INFORMATION GIVEN below:

#ifndef ENUM_BITS_OCC
#define ENUM_BITS_OCC 2
#endif
__global__ void __launch_bounds__(64 * ENUM_WAVES, ENUM_BITS_OCC)
k4_enum_bits(PhaseDev P, const EnumSpan* __restrict__ spans, int32_t n_spans, uint32_t per, const int64_t* __restrict__ job_base,
             long long* __restrict__ job_obj, const int64_t* __restrict__ st_base, unsigned long long* __restrict__ st_words,
             long long* __restrict__ region_best, uint32_t* __restrict__ redo, uint32_t redo_cap) {
  extern __shared__ __attribute__((aligned(16))) uint8_t lds[];
  const EnumTile t = enum_tile_of(P, spans, n_spans, per, false);
  const RegionDev rd = P.reg[t.slot];
  const int R = rd.R, S = rd.S;
  const uint32_t E = (uint32_t)P.prow_ptr[rd.rp_off + R];
  const EnumLayout L = enum_layout(R, E, true, (uint32_t)S);
  const int Sp = (int)enum_bits_sp((uint32_t)S);
  uint2* wl2 = (uint2*)lds;
  double* lut = (double*)(lds + L.lut);
  uint2* csr = (uint2*)(lds + L.csr);
  uint32_t* csc = (uint32_t*)(lds + L.csc);
  uint16_t* rp = (uint16_t*)(lds + L.rp); uint16_t* first_row = (uint16_t*)(lds + L.first_row);
  uint16_t* ent16 = (uint16_t*)(lds + L.ent16);
  const int tid = threadIdx.x, nt = blockDim.x;
  const uint32_t c = enum_chunk(E);
  __shared__ long long s_cF[32], s_cW[32], s_cRef[32], s_cVar[32], s_het[32];
  __shared__ uint8_t s_live[32];
  if (tid < 32) {
    const long long w = tid < 31 ? P.lut.f1e[tid] - P.lut.fe[tid] : 0;
    wl2[tid] = make_uint2((uint32_t)w & 0x7fffffu, (uint32_t)(w >> 23) & 0xffffffu);
  }
  if (tid < 64) lut[tid] = (tid & 31) < 31 ? (tid < 32 ? P.lut64->le[tid] : P.lut64->l1e[tid - 32]) : 0.0;
  const int32_t* g_rp = P.prow_ptr + rd.rp_off;
  for (int r = tid; r <= R; r += nt) rp[r] = (uint16_t)g_rp[r];
  __shared__ int32_t cps[33];
  if (tid <= S && tid < 33) cps[tid] = P.ccol_ptr[rd.cp_off + tid];
  int eta_init = 0;
  if (tid < 32) {
    long long cF = 0, cW = 0, cRef = 0, cVar = 0, het = 0; bool live = false;
    if (tid < S) {
      const long long* sc = P.snp_const + 4ll * (rd.snp_off + tid);
      cF = sc[0]; cW = sc[1]; cRef = sc[2] + P.lut.f_homref; cVar = sc[3] + P.lut.f_homvar;
      const int n = P.ccol_ptr[rd.cp_off + tid + 1] - P.ccol_ptr[rd.cp_off + tid];
      het = P.lut.f_het0 - (long long)n * P.lut.f_log2;
      live = P.snp_fp[rd.snp_off + tid] != 0 && n > 0;
      eta_init = init_genotype(P.snp_vt[rd.snp_off + tid]);
    }
    s_cF[tid] = cF; s_cW[tid] = cW; s_cRef[tid] = cRef; s_cVar[tid] = cVar; s_het[tid] = het; s_live[tid] = live ? 1 : 0;
  }
  __shared__ uint32_t s_e0i, s_epi;
  if (tid < 64) {
    const uint32_t a = (uint32_t)__ballot(tid < S && tid < 32 && eta_init == 0), b = (uint32_t)__ballot(tid < S && tid < 32 && eta_init == 1);
    if (tid == 0) { s_e0i = a; s_epi = b; }
  }
  __syncthreads();
  for (int e = tid; e < (int)E; e += nt) {
    const uint32_t cv = P.cval[rd.e_off + e];
    int col = 0;
    for (int i = 0; i < S; i++) col += (int)((uint32_t)e >= (uint32_t)cps[i + 1]);
    csc[e] = (uint32_t)P.crow[rd.e_off + e] | ((uint32_t)col << 16) | ((cv & 32u) << 16) | ((cv & 31u) << 22) | 0x80000000u;
  }
  uint16_t* const perm = (uint16_t*)(lds + L.pos);
  uint16_t* const gof = perm + ((R + 3) & ~3);
  uint16_t* const kidx = (uint16_t*)(lds + L.state);
  __shared__ int s_cnt[3];
  __shared__ int s_lstart[32];
  __syncthreads();
  if (tid < 64) {
// ... 13 lines not shown
#pragma unroll
        for (int Lk = 2; Lk < 32; Lk++) {
          if (Lk <= S) {
            const unsigned long long bm = __ballot(n == Lk);
            if (n == Lk) kidx[r] = (uint16_t)(tot[Lk] + __popcll(bm & lt));
            tot[Lk] += __popcll(bm);
          }
        }
      }
    }
    int mine = 0;
#pragma unroll
    for (int Lk = 2; Lk < 32; Lk++) if (ln == Lk) mine = tot[Lk];
    int longer = 0;
    for (int Lk = 31; Lk >= 2; Lk--) { const int tl = __shfl(mine, Lk, 64); if (ln == Lk) s_lstart[ln] = longer; longer += tl; }
    if (ln == 0) { s_cnt[0] = longer; s_cnt[2] = nS; }
  }
  __syncthreads();
  const int nM = s_cnt[0], nS = s_cnt[2], nG = (nM + 63) >> 6;
  for (int r = tid; r < R; r += nt) {
    const int n = min(31, (int)rp[r + 1] - (int)rp[r]);
    if (n >= 2) perm[s_lstart[n] + kidx[r]] = (uint16_t)r;
  }
  __syncthreads();
  if (tid < 64) {
    int carry = 0;
    for (int g0 = 0; g0 <= nG; g0 += 64) {
      const int g = g0 + tid;
      const int len = g < nG ? min(31, (int)rp[perm[64 * g] + 1] - (int)rp[perm[64 * g]]) : 0;
      const int inc = wave_incl_scan(len);
      if (g <= nG) gof[g] = (uint16_t)(carry + inc - len);
// ... 9 lines not shown
    if (e0 == e1) continue;
    int at, step;
    if (e1 - e0 >= 2) {
      const int k = s_lstart[min(31, e1 - e0)] + kidx[r];
      at = 64 * (int)gof[k >> 6] + (k & 63); step = 64;
    } else { perm[nM + kidx[r]] = (uint16_t)r; at = eM + kidx[r]; step = 1; }
    for (int e = e0; e < e1; e++) {
      const uint32_t v = P.pval[rd.e_off + e];
      const uint32_t meta = (uint32_t)P.pcol[rd.e_off + e] | (v & 32u) | (e + 1 == e1 ? 64u : 0u) | 128u;
      const uint2 w = wl2[v & 31u];
      csr[at + (e - e0) * step] = make_uint2(w.x | (meta << 24), w.y);
      ent16[e] = (uint16_t)((meta & 63u) | ((v & 31u) << 6) | (e + 1 == e1 ? 0x800u : 0u));
    }
  }
  __syncthreads();
  const int lane = tid & 63, wave = tid >> 6;
  uint8_t* const wst = lds + L.state + wave * L.stride;
  uint8_t* const sg8 = wst;
  unsigned long long* const Macc = (unsigned long long*)(wst + ((R + 15) & ~7u));
  uint2* const mt = (uint2*)(Macc + 8 * Sp);
  uint32_t* const ms = (uint32_t*)(mt + 32);
  uint32_t* const tq = ms + 24;
  uint32_t* const tq_n = tq + ENUM_TQ;
  const int c0 = min((int)E, lane * (int)c), c1 = min((int)E, (lane + 1) * (int)c);
  const int n_del = (int)min(c, E);
  const uint32_t smask = S >= 32 ? 0xffffffffu : ((1u << S) - 1u);
  const uint32_t e0_init = s_e0i, ep_init = s_epi;
  const int nk = (R + 63) / 64;
  unsigned long long* const st_reg = st_words + st_base[t.slot];
  const uint32_t stw = enum_state_words((uint32_t)R);
  uint32_t n_tie_f64 = 0, n_tie_flip = 0, n_tie_unres = 0;
  uint32_t n_dtie = 0, n_step = 0;
  const int n_pass = (S + 7) >> 3;
  for (uint32_t g0 = 8u * wave; g0 < t.ne; g0 += 8u * ENUM_WAVES) {
    const uint32_t e_base = t.e0 + g0;
    const int nst = (int)min(8u, t.ne - g0);
    const uint32_t valid8 = (1u << nst) - 1u;
    if (lane < 8) { ms[lane] = (e_base + (uint32_t)lane) & smask; ms[8 + lane] = e0_init; ms[16 + lane] = ep_init; }
    {
      constexpr uint64_t G = 0x9E3779B97F4A7C15ULL;
      const uint64_t RG = (uint64_t)R * G;
      uint64_t a_row = rd.seed + ((uint64_t)S + (uint64_t)R + (uint64_t)e_base * (uint64_t)R + (uint64_t)lane + 1ull) * G;
// ... 179 lines not shown
              alo[s] += __umul24(b, wq[x].x); ahi[s] += __mul24((int)b, whi);
            }
          }
        }
        if (cur >= 0) flush();
      }
      wave_lds_sync();
      uint32_t any2 = 0, chg8 = 0;
      {
        const int s = lane >> 3;
        const uint32_t od = ms[s], oe0 = ms[8 + s], oep = ms[16 + s];
        uint32_t nd = od, ne0 = oe0, nep = oep;
        for (int p = 0; p < n_pass; p++) {
          const int i = 8 * p + (lane & 7);
          const bool in = i < S;
          const bool live = in && s_live[i & 31] != 0;
          int d_new = (int)((od >> i) & 1u), h_new = ((oe0 >> i) & 1u) ? 0 : (((oep >> i) & 1u) ? 1 : -1);
          bool changed = false, dtie = false;
          if (live && ((act >> s) & 1u)) {
            const long long M = (long long)Macc[s * Sp + i];
            const long long cF = s_cF[i], cW = s_cW[i], cRef = s_cRef[i], cVar = s_cVar[i], het = s_het[i];
            const long long N0 = cF + M + het, N1 = cF + cW - M + het;
            int ch = 0; long long nb = N0;
            if (N1 > nb) { ch = 1; nb = N1; }
            if (cRef > nb) { ch = 2; nb = cRef; }
            if (cVar > nb) { ch = 3; nb = cVar; }
            dtie = (int)(N0 == nb) + (int)(N1 == nb) + (int)(cRef == nb) + (int)(cVar == nb) > 1;
            const long long ncur = h_new == 0 ? N0 : (h_new == 1 ? cRef : cVar);
            changed = nb > ncur;
            if (ch == 1) d_new ^= 1;
            h_new = ch <= 1 ? 0 : (ch == 2 ? 1 : -1);
            objl[p] = ch <= 1 ? nb - het : (ch == 2 ? cRef - P.lut.f_homref : cVar - P.lut.f_homvar);
          }
          if (in) Macc[s * Sp + i] = 0;
          const unsigned long long bd = __ballot(in && d_new), b0 = __ballot(in && h_new == 0), bp = __ballot(in && h_new == 1);
          const unsigned long long bc = __ballot(changed), bt = __ballot(dtie);
// ... 95 lines not shown
        }
        if (lane == 0) { stp[nk] = (unsigned long long)ms[s] | ((unsigned long long)ms[8 + s] << 32); stp[nk + 1] = (unsigned long long)ms[16 + s]; stp[nk + 2] = sig; }
      }
      if (lane == 0) job_obj[job_base[t.slot] + e] = total;
    }
    wave_lds_sync();
  }
  n_tie_f64 = (uint32_t)wave_sum_ll((long long)n_tie_f64); n_tie_flip = (uint32_t)wave_sum_ll((long long)n_tie_flip); n_tie_unres = (uint32_t)wave_sum_ll((long long)n_tie_unres);
  if (lane == 0) {
    if (n_tie_f64) TIE_COUNT(P.tie_ctr, TIE_SIGMA_F64, (unsigned long long)n_tie_f64);
    if (n_tie_flip) TIE_COUNT(P.tie_ctr, TIE_SIGMA_FLIPS, (unsigned long long)n_tie_flip);
    if (n_tie_unres) TIE_COUNT(P.tie_ctr, TIE_SIGMA_UNRES, (unsigned long long)n_tie_unres);
    if (n_dtie) TIE_COUNT(P.tie_ctr, TIE_DELTA_UNRES, (unsigned long long)n_dtie);
    if (n_step) TIE_COUNT(P.tie_ctr, TIE_STEP_UNRES, (unsigned long long)n_step);
  }
}
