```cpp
#ifdef __HIPCC__
__device__ inline bool hex8_descriptor(const GridView &g, int32_t p, int32_t d[kHex8DescWords]) {
    const int32_t eb = g.esup_ptr[p], fb = g.fsup_ptr[p];
    if (g.esup_ptr[p + 1] - eb != 8 || g.fsup_ptr[p + 1] - fb != 12 || g.dim != 3) return false;
    int32_t cells[8];
    for (int i = 0; i < 8; ++i) cells[i] = g.esup[eb + i];
    uint32_t adj[8] = {0, 0, 0, 0, 0, 0, 0, 0};
    int deg[8] = {0, 0, 0, 0, 0, 0, 0, 0};
    for (int fi = 0; fi < 12; ++fi) {
        const int64_t f = g.fsup[fb + fi];
        const int32_t a = g.face_cells[2 * f], b = g.face_cells[2 * f + 1];
        if (b < 0) return false;
        int ia = -1, ib = -1;
        for (int i = 0; i < 8; ++i) {
            ia = cells[i] == a ? i : ia;
            ib = cells[i] == b ? i : ib;
        }
        if (ia < 0 || ib < 0 || ia == ib || deg[ia] >= 3 || deg[ib] >= 3) return false;
        adj[ia] |= (uint32_t)(fi | (ib << 4) | (1 << 7)) << (8 * deg[ia]);
        adj[ib] |= (uint32_t)(fi | (ia << 4)) << (8 * deg[ib]);
        ++deg[ia];
        ++deg[ib];
    }
    for (int i = 0; i < 8; ++i)
        if (deg[i] != 3) return false;
// ... 17 lines not shown
    for (int i = 0, l = 0; i < 8; ++i)
        if (color[i] == 0) even[l++] = i;
    for (int l = 0; l < 4; ++l) {
        const int e = even[l];
        unsigned seen = 0;
        for (int k = 0; k < 3; ++k) seen |= 1u << ((adj[e] >> (8 * k + 4)) & 7);
        int missing = -1, n_missing = 0;
        for (int i = 0; i < 8; ++i)
            if (color[i] == 1 && !((seen >> i) & 1)) { missing = i; ++n_missing; }
        if (n_missing != 1 || oslot[missing] >= 0) return false;
        oslot[missing] = 3 - l;
        odd[3 - l] = missing;
    }
    for (int l = 0; l < 4; ++l) {
        const int e = even[l];
        uint32_t w = (uint32_t)e | ((uint32_t)odd[l] << 3);
        int ord[3] = {0, 1, 2};
        for (int x = 0; x < 2; ++x)
            for (int y = 0; y < 2 - x; ++y) {
                const int sa = oslot[(adj[e] >> (8 * ord[y] + 4)) & 7], sb = oslot[(adj[e] >> (8 * ord[y + 1] + 4)) & 7];
                if (sa > sb) { const int t = ord[y]; ord[y] = ord[y + 1]; ord[y + 1] = t; }
            }
        for (int i = 0; i < 3; ++i) w |= ((adj[e] >> (8 * ord[i])) & 0xFFu) << (6 + 8 * i);
        d[l] = (int32_t)w;
    }
    return true;
}
#endif

}
```

### ninpol_amd/csrc/kernels_gls_hex8mf.hip

```cpp
#include <hip/hip_runtime.h>

#include <cstdio>
#include <cstdlib>

#include "device_grid.hpp"
#include "gls_device_math.hpp"
#include "hex8_desc.hpp"
#include "launch.hpp"

namespace nin {

namespace {

using namespace glsmath;

__device__ __forceinline__ double quad_sum(double v) {
    v += dpp_mov<0xB1>(v);
    v += dpp_mov<0x4E>(v);
    return v;
}
template <int L>
__device__ __forceinline__ double quad_bcast(double v) { return dpp_mov<L * 0x55>(v); }

constexpr int NPW = 16;
// ... 3 lines not shown
struct BackLoop {
    static __device__ __forceinline__ void run(const double (&C)[NR][NC], const double (&rinvq)[3], double (&t)[3],
                                               double (&y)[12], int l) {
        constexpr int Q = K / 4, LAM = K % 4;
        const double yk = quad_bcast<LAM>(t[Q] * rinvq[Q]);
        y[K] = yk;
#pragma unroll
        for (int q = 0; q < Q; ++q) t[q] = fma(-C[q][K], yk, t[q]);
        if (LAM > 0) t[Q] = fma((l < LAM) ? -C[Q][K] : 0.0, yk, t[Q]);
        BackLoop<K - 1>::run(C, rinvq, t, y, l);
    }
};
template <>
struct BackLoop<-1> {
    static __device__ __forceinline__ void run(const double (&)[NR][NC], const double (&)[3], double (&)[3], double (&)[12], int) {}
};

#ifdef NIN_W2_FENCE_COLUMNS
#define NIN_W2_COLUMN_FENCE() __builtin_amdgcn_sched_barrier(0)
#else
#define NIN_W2_COLUMN_FENCE() do { } while (0)
#endif
constexpr int W2_SLOTS = 35;
constexpr int W2_WAVE_DOUBLES = W2_SLOTS * 64 + NPW * 8 + 64;
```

End of INFORMATION GIVEN.

* **PROBLEM STATEMENT**: Please print verbatim each line from the first line of the entries above to the line that contains "const long long*", inclusive, and nothing more.

* **RESULT OF THE EXERCISE**:
#ifndef ENUM_BITS_OCC
#define ENUM_BITS_OCC 2
#endif
__global__ void __launch_bounds__(64 * ENUM_WAVES, ENUM_BITS_OCC)
k4_enum_bits(PhaseDev P, const EnumSpan* __restrict__ spans, int32_t n_spans, uint32_t per, const int64_t* __restrict__ job_base,
             long long* __restrict__ job_obj, const int64_t* __restrict__ st_base, unsigned long long* __restrict__ st_words,
             long long* __restrict__ region_best, uint32_t* __restrict__ redo, uint32_t redo_cap) {
  extern __shared__ __attribute__((aligned(16))) uint8_t lds[];
  const EnumTile t = enum_tile_of(P, spans, n_spans, per, false);
  const RegionDev rd = P.reg[t.slot];
  const int R = rd.R, S = rd.S;
  const uint32_t E = (uint32_t)P.prow_ptr[rd.rp_off + R];
  const EnumLayout L = enum_layout(R, E, true, (uint32_t)S);
  const int Sp = (int)enum_bits_sp((uint32_t)S);
  uint2* wl2 = (uint2*)lds;
  double* lut = (double*)(lds + L.lut);
  uint2* csr = (uint2*)(lds + L.csr);
  uint32_t* csc = (uint32_t*)(lds + L.csc);
  uint16_t* rp = (uint16_t*)(lds + L.rp); uint16_t* first_row = (uint16_t*)(lds + L.first_row);
  uint16_t* ent16 = (uint16_t*)(lds + L.ent16);
  const int tid = threadIdx.x, nt = blockDim.x;
  const uint32_t c = enum_chunk(E);
  __shared__ long long s_cF[32], s_cW[32], s_cRef[32], s_cVar[32], s_het[32];
  __shared__ uint8_t s_live[32];
  if (tid < 32) {
    const long long w = tid < 31 ? P.lut.f1e[tid] - P.lut.fe[tid] : 0;
    wl2[tid] = make_uint2((uint32_t)w & 0x7fffffu, (uint32_t)(w >> 23) & 0xffffffu);
  }
  if (tid < 64) lut[tid] = (tid & 31) < 31 ? (tid < 32 ? P.lut64->le[tid] : P.lut64->l1e[tid - 32]) : 0.0;
  const int32_t* g_rp = P.prow_ptr + rd.rp_off;
  for (int r = tid; r <= R; r += nt) rp[r] = (uint16_t)g_rp[r];
  __shared__ int32_t cps[33];
  if (tid <= S && tid < 33) cps[tid] = P.ccol_ptr[rd.cp_off + tid];
  int eta_init = 0;
  if (tid < 32) {
    long long cF = 0, cW = 0, cRef = 0, cVar = 0, het = 0; bool live = false;
    if (tid < S) {
      const long long* sc = P.snp_const + 4ll * (rd.snp_off + tid);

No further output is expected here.